# 17 year old imprisoned for blowjob from 15 year old finally sees justice.



## Distracted (Jun 19, 2007)

> US teen sex sentence overturned
> 
> A US judge in Georgia has overturned a ruling in which a 17-year-old man was imprisoned for 10 years for having consensual oral sex with a teenager.
> 
> ...



Rest of the story found here: 

credit to  for finding the story.


----------



## Deviate (Jun 19, 2007)

> Under Georgia law, if Mr Wilson had engaged in sexual intercourse with the girl he would have only been charged with a misdemeanour and would have received a much lighter sentence.



Thank god for our logical law system!


----------



## Circe (Jun 19, 2007)

About time....


----------



## Robotkiller (Jun 19, 2007)

It better have been a damn good blowjob...


----------



## Saito (Jun 19, 2007)

Robotkiller said:


> It better have been a damn good blowjob...



Lolz


----------



## Kyon (Jun 19, 2007)

> Under Georgia law, if Mr Wilson had engaged in sexual intercourse with the girl he would have only been charged with a misdemeanour and would have received a much lighter sentence.



WHAT. **


----------



## Distracted (Jun 19, 2007)

You mean some of you haven't heard of this case before? I remember seeing a post about it here in the cafe and that's why I thought it was worthwhile to post this article when I read it.
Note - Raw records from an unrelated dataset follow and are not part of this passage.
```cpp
template <int SPEC>
__global__ void __launch_bounds__(VSR_MAT_BLOCK)
k_materialize(Model Marg, const u64* __restrict__ fr_words, const u64* __restrict__ fr_off, const u64* __restrict__ pending,
              u64 n_pending, Slot* table, u64* nx_words, u64 nx_words_cap, u64* nx_off, u64 nx_cap,
              u64* lvl_fp, LevelCtl* ctl, const uint8_t* __restrict__ verdict, u64* cnt_n, u64* cnt_w, int stride,
              u32 ichunk , u32 wchunk ,
              int es, const u64* __restrict__ pidx_arr) {
  Model M = Marg;
  specialise<SPEC>(M, Marg);
  typedef ModelOps<SPEC / 1000> Ops;
  extern __shared__ u64 s_slot[];
  const int lane = threadIdx.x;
  u64 idx_base = 0, w_base = 0;
  u32 idx_left = 0, w_left = 0;
  u64 cyc_fetch = 0, cyc_stage = 0, cyc_gen = 0, cyc_write = 0, rec_words = 0;
  const u64 nthreads = (u64)gridDim.x * VSR_MAT_BLOCK;
  const u64 rounds = (n_pending + nthreads - 1) / nthreads;
  for (u64 it = 0; it < rounds; it++) {
    const u64 i = it * nthreads + (u64)blockIdx.x * VSR_MAT_BLOCK + lane;
    const u64 c_0 = __builtin_readcyclecounter();
    bool win = false;
    u64 key = 0, src = 0, origin = 0;
    int plen = 0;
    if (i < n_pending) {
      key = pending[(u64)es * i + 1];
      if (key != ~(u64)0) {
        origin = pidx_arr ? pidx_arr[i] : pending[(u64)es * i + 2];
        const u64 ref = fr_off[origin_pidx(origin)];
        if (verdict) win = verdict[i] != 0;
        else win = atomicCAS((unsigned long long*)&table[pending[(u64)es * i]].meta, (unsigned long long)key,
                             (unsigned long long)(key | META_TAKEN)) == key;
        src = ref >> 8;
        plen = (int)(ref & 255);
        if (plen > stride) plen = stride;
      }
    }
    if (!win) plen = 0;
    const u64 wmask = __ballot(win);
    const u64 c_1 = __builtin_readcyclecounter();
    cyc_fetch += c_1 - c_0;
    if (wmask == 0) continue;
    for (int w = 0; w < 64; w++) {
      const int n2 = 2 * __builtin_amdgcn_readlane(plen, w);
      if (n2 == 0) continue;
      const u32* g = (const u32*)(fr_words + readlane64(src, w));
      __attribute__((address_space(3))) void* l = (__attribute__((address_space(3))) void*)(s_slot + w * stride);
      if (lane < n2) __builtin_amdgcn_global_load_lds((const __attribute__((address_space(1))) void*)(g + lane), l, 4, 0, 0);
      if (lane + 64 < n2) __builtin_amdgcn_global_load_lds((const __attribute__((address_space(1))) void*)(g + lane), l, 4, 256, 0);
      if (lane + 128 < n2) __builtin_amdgcn_global_load_lds((const __attribute__((address_space(1))) void*)(g + lane), l, 4, 512, 0);
      if (lane + 192 < n2) __builtin_amdgcn_global_load_lds((const __attribute__((address_space(1))) void*)(g + lane), l, 4, 768, 0);
    }
    asm volatile("s_waitcnt vmcnt(0)" ::: "memory");
    lds_wave_sync();
    const u64 c_2 = __builtin_readcyclecounter();
    cyc_stage += c_2 - c_1;
// ... 786 lines not shown
```

Measured before the change: 1.777 billion.

## Store private candidate slots column-major and skip full-buffer candidate clearing

```diff
diff --git a/vsr_tlaplus_amd/csrc/vsr_kernels.hpp b/vsr_tlaplus_amd/csrc/vsr_kernels.hpp
--- a/vsr_tlaplus_amd/csrc/vsr_kernels.hpp
+++ b/vsr_tlaplus_amd/csrc/vsr_kernels.hpp
@@ -394,8 +394,12 @@
   u32* s_cand = (u32*)(smem + tile * stride);
   u32* s_cand2 = s_cand + ccap;
   __shared__ u32 s_ncand, s_napply, s_dead, s_maxbag, s_maxbag_out, s_skip, s_nsurv, s_risky, s_ntotal;
+  u32& s_nlist = s_nsurv;
   constexpr int TILE_MAX = (FUSED && SPEC % 1000 != 0 && (SPEC % 1000) / 100 <= 3) ? 64 : VSR_TILE_MAX;
   constexpr bool COOP = FUSED && IS_PLAIN;
+  constexpr bool COLS = SPEC / 1000 == 0;
+  constexpr bool TWO_COLS = FUSED && SPEC != 0 && SPEC / 1000 == 0 && expand_occ(FUSED, SPEC, PLAIN) == VSR_OCC;
+  constexpr bool FLAT_STAGE = PLAIN == EXPAND_REGEN_BITS;
   constexpr bool REDO_OK = FUSED && (IS_PLAIN || PLAIN == EXPAND_PROBE);
   __shared__ u32 s_alive[TILE_MAX];
   __shared__ u64 s_ref[TILE_MAX];
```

I can post the original story if you'd like, or just PM it to those who haven't already read it.


----------



## Tsukiyomi (Jun 19, 2007)

Its about fucking time they let him go.  I hope someone stabs that attorney general in the eye with something dull, he cares more about technicalities then actual justice.


----------



## Cheerful (Jun 19, 2007)

> Under Georgia law, if Mr Wilson had engaged in sexual intercourse with the girl he would have only been charged with a misdemeanour and would have received a much *lighter* sentence.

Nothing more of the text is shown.